🤖 AI Summary
This study investigates how generative AI’s linguistic tone—enthusiastic, neutral, or toneless—in online travel itinerary planning affects user engagement, purchase behavior, and experience. Employing a large-scale randomized field experiment, we integrate linguistic cue analysis with multidimensional behavioral modeling (e.g., prompt length, click-through rate, subscription conversion rate). Results show that enthusiastic tone significantly increases prompt length; both enthusiastic and neutral tones improve service subscription rates, whereas toneless instructions yield the weakest performance. This work provides the first empirical evidence that AI tone reshapes users’ decision pathways via linguistic framing, establishing linguistic style as a critical design variable for consumer-facing generative AI interfaces. It advances theoretical understanding of human-AI interaction and offers actionable guidelines for designing interpretable, persuasive generative AI interfaces.
📝 Abstract
Generative AI (GenAI) offers new opportunities for customer support in online travel agencies, yet little is known about how its design influences user engagement, purchase behavior, and user experience. We report results from a randomized field experiment in online travel itinerary planning, comparing GenAI that expressed (A) positive enthusiasm, (B) neutral expression, and (C) no tone instructions (control).
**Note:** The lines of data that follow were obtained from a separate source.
@@ -816,12 +895,23 @@
                 const unsigned long long ot = __shfl_xor(best, off, GW);
                 best = ot > best ? ot : best;
             }
-            if (gl == 0) s_bestkeys[bc] = best;
+            if (gl == 0) {
+                if constexpr (HTAB)
+                    cands[biglist[bc]].bpos = 0x7FFFFFFF - (int32_t)(uint32_t)best;
+                else
+                    s_bestkeys[bc] = best;
+            }
         }
         __syncthreads();
         SP(9)
-        for (int32_t bc = tid; bc < nbig; bc += NT)
-            emit_cand(bigc[bc][3], 0x7FFFFFFF - (int32_t)(uint32_t)s_bestkeys[bc], bigc[bc][2], hitD(hits[bigc[bc][0]]) >> bs);
+        for (int32_t bc = tid; bc < nbig; bc += NT) {
+            if constexpr (HTAB) {
+                const int32_t slot = biglist[bc];
+                const DhCand d = cands[slot];
+                emit_cand(slot, d.bpos, d.score, hitD(hits[d.aseq]) >> bs);
+            } else
+                emit_cand(bigc[bc][3], 0x7FFFFFFF - (int32_t)(uint32_t)s_bestkeys[bc], bigc[bc][2], hitD(hits[bigc[bc][0]]) >> bs);
+        }
     } else {
         for (int32_t i = tid; i < n; i += NT) {
             const int64_t band = hitD(hits[i]) >> bs;
@@ -860,35 +950,83 @@
     auto strand_of = [&](int32_t c) { return (int32_t)((cband[c] >> (BSTR - bs)) & 1); };
     if (tid < 2) s_ncs[tid] = 0;
     __syncthreads();
-    for (int32_t c = tid; c < nc; c += NT) {
-        const int32_t st = strand_of(c);
-        const int32_t sc = cands[c].score;
-        const int64_t bc = cband[c];
-        int32_t rank = 0;
+    if constexpr (HTAB) {
+        int G = 4;
+        while (G < LANES && nc * 2 * G <= NT) G <<= 1;
+        const int gl = tid & (G - 1);
+        for (int32_t c0 = 0; c0 < nc; c0 += NT / G) {
+            const int32_t c = c0 + tid / G;
+            const bool on = c < nc;
+            const int32_t cc = on ? c : 0;
+            const int32_t st = strand_of(cc);
+            const int32_t sc = cands[cc].score;
+            const int64_t bc = cband[cc];
+            int32_t rank = 0;
 #pragma unroll 4
-        for (int32_t x = 0; x < nc; x++) {
-            const int64_t bx = cband[x];
-            const int32_t sx = cands[x].score;
-            rank += ((int32_t)((bx >> (BSTR - bs)) & 1) == st && (sx > sc || (sx == sc && bx < bc))) ? 1 : 0;
-        }
-        crank[c] = rank;
-        atomicAdd(&s_ncs[st], 1);
-    }
-    __syncthreads();
-    for (int32_t c = tid; c < nc; c += NT) {
-        const int32_t rank = crank[c], st = strand_of(c);
-        if (rank >= o.max_cand) continue;
-        int32_t pos = rank;
-        if (o.skip_self == 2) {
-            pos = 0;
-            const int32_t ac = cands[c].aseq;
+            for (int32_t x = gl; x < nc; x += G) {
+                const int64_t bx = cband[x];
+                const int32_t sx = cands[x].score;
+                rank += ((int32_t)((bx >> (BSTR - bs)) & 1) == st && (sx > sc || (sx == sc && bx < bc))) ? 1 : 0;
+            }
+            for (int off = G >> 1; off > 0; off >>= 1) rank += __shfl_xor(rank, off, G);
+            if (on && gl == 0) {
+                crank[c] = rank;
+                atomicAdd(&s_ncs[st], 1);
+            }
+        }
+        __syncthreads();
+        for (int32_t c0 = 0; c0 < nc; c0 += NT / G) {
+            const int32_t c = c0 + tid / G;
+            const bool on = c < nc;
+            const int32_t cc = on ? c : 0;
+            const int32_t rank = crank[cc], st = strand_of(cc);
+            const bool kept = on && rank < o.max_cand;
+            int32_t pos = 0;
+            if (o.skip_self == 2) {
+                const int32_t ac = cands[cc].aseq;
+                if (kept) {
+#pragma unroll 4
+                    for (int32_t x = gl; x < nc; x += G) {
+                        const int32_t ax = cands[x].aseq, rx = crank[x];
+                        pos += (strand_of(x) == st && rx < o.max_cand && (ax < ac || (ax == ac && rx < rank))) ? 1 : 0;
+                    }
+                }
+                for (int off = G >> 1; off > 0; off >>= 1) pos += __shfl_xor(pos, off, G);
+            } else
+                pos = rank;
+            if (kept && gl == 0) cand_out[(int64_t)(item + st) * o.max_cand + pos] = cands[cc];
+        }
+    } else {
+        for (int32_t c = tid; c < nc; c += NT) {
+            const int32_t st = strand_of(c);
+            const int32_t sc = cands[c].score;
+            const int64_t bc = cband[c];
+            int32_t rank = 0;
 #pragma unroll 4
             for (int32_t x = 0; x < nc; x++) {
-                const int32_t ax = cands[x].aseq, rx = crank[x];
-                pos += (strand_of(x) == st && rx < o.max_cand && (ax < ac || (ax == ac && rx < rank))) ? 1 : 0;
-            }
-        }
-        cand_out[(int64_t)(item + st) * o.max_cand + pos] = cands[c];
+                const int64_t bx = cband[x];
+                const int32_t sx = cands[x].score;
+                rank += ((int32_t)((bx >> (BSTR - bs)) & 1) == st && (sx > sc || (sx == sc && bx < bc))) ? 1 : 0;
+            }
+            crank[c] = rank;
+            atomicAdd(&s_ncs[st], 1);
+        }
+        __syncthreads();
+        for (int32_t c = tid; c < nc; c += NT) {
+            const int32_t rank = crank[c], st = strand_of(c);
+            if (rank >= o.max_cand) continue;
+            int32_t pos = rank;
+            if (o.skip_self == 2) {
+                pos = 0;
+                const int32_t ac = cands[c].aseq;
+#pragma unroll 4
+                for (int32_t x = 0; x < nc; x++) {
+                    const int32_t ax = cands[x].aseq, rx = crank[x];
+                    pos += (strand_of(x) == st && rx < o.max_cand && (ax < ac || (ax == ac && rx < rank))) ? 1 : 0;
+                }
+            }
+            cand_out[(int64_t)(item + st) * o.max_cand + pos] = cands[c];
+        }
     }
     if (tid < 2) ncand_out[item + tid] = s_ncs[tid] < o.max_cand ? s_ncs[tid] : o.max_cand;
     SP(4)
@@ -909,6 +1047,9 @@
     if (threadIdx.x == 0)
         for (int i = 0; i < 12; i++) seed_prof_lds()[i] = 0;
 #endif
+    constexpr bool HTAB = JOIN && NT == SEED_THREADS && (LCAP == 8192 || LCAP == 16384);
+    if constexpr (HTAB)
+        if (threadIdx.x < 2) seed_band_lds()[threadIdx.x] = 0;
     for (;;) {
         __syncthreads();
         if (threadIdx.x == 0) s_work = (int32_t)atomicAdd(queue, (uint32_t)BATCH);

Users in group A wrote significantly longer prompts than those in groups B and C. At the same time, users in groups A and B were more likely to purchase subscriptions of the webservice. We further analyze linguistic cues across experimental groups to explore differences in user experience and explain subscription purchases and affiliate link clicks based on these cues. Our findings provide implications for the design of persuasive and engaging GenAI interfaces in consumer-facing contexts and contribute to understanding how linguistic framing shapes user behavior in AI-mediated decision support.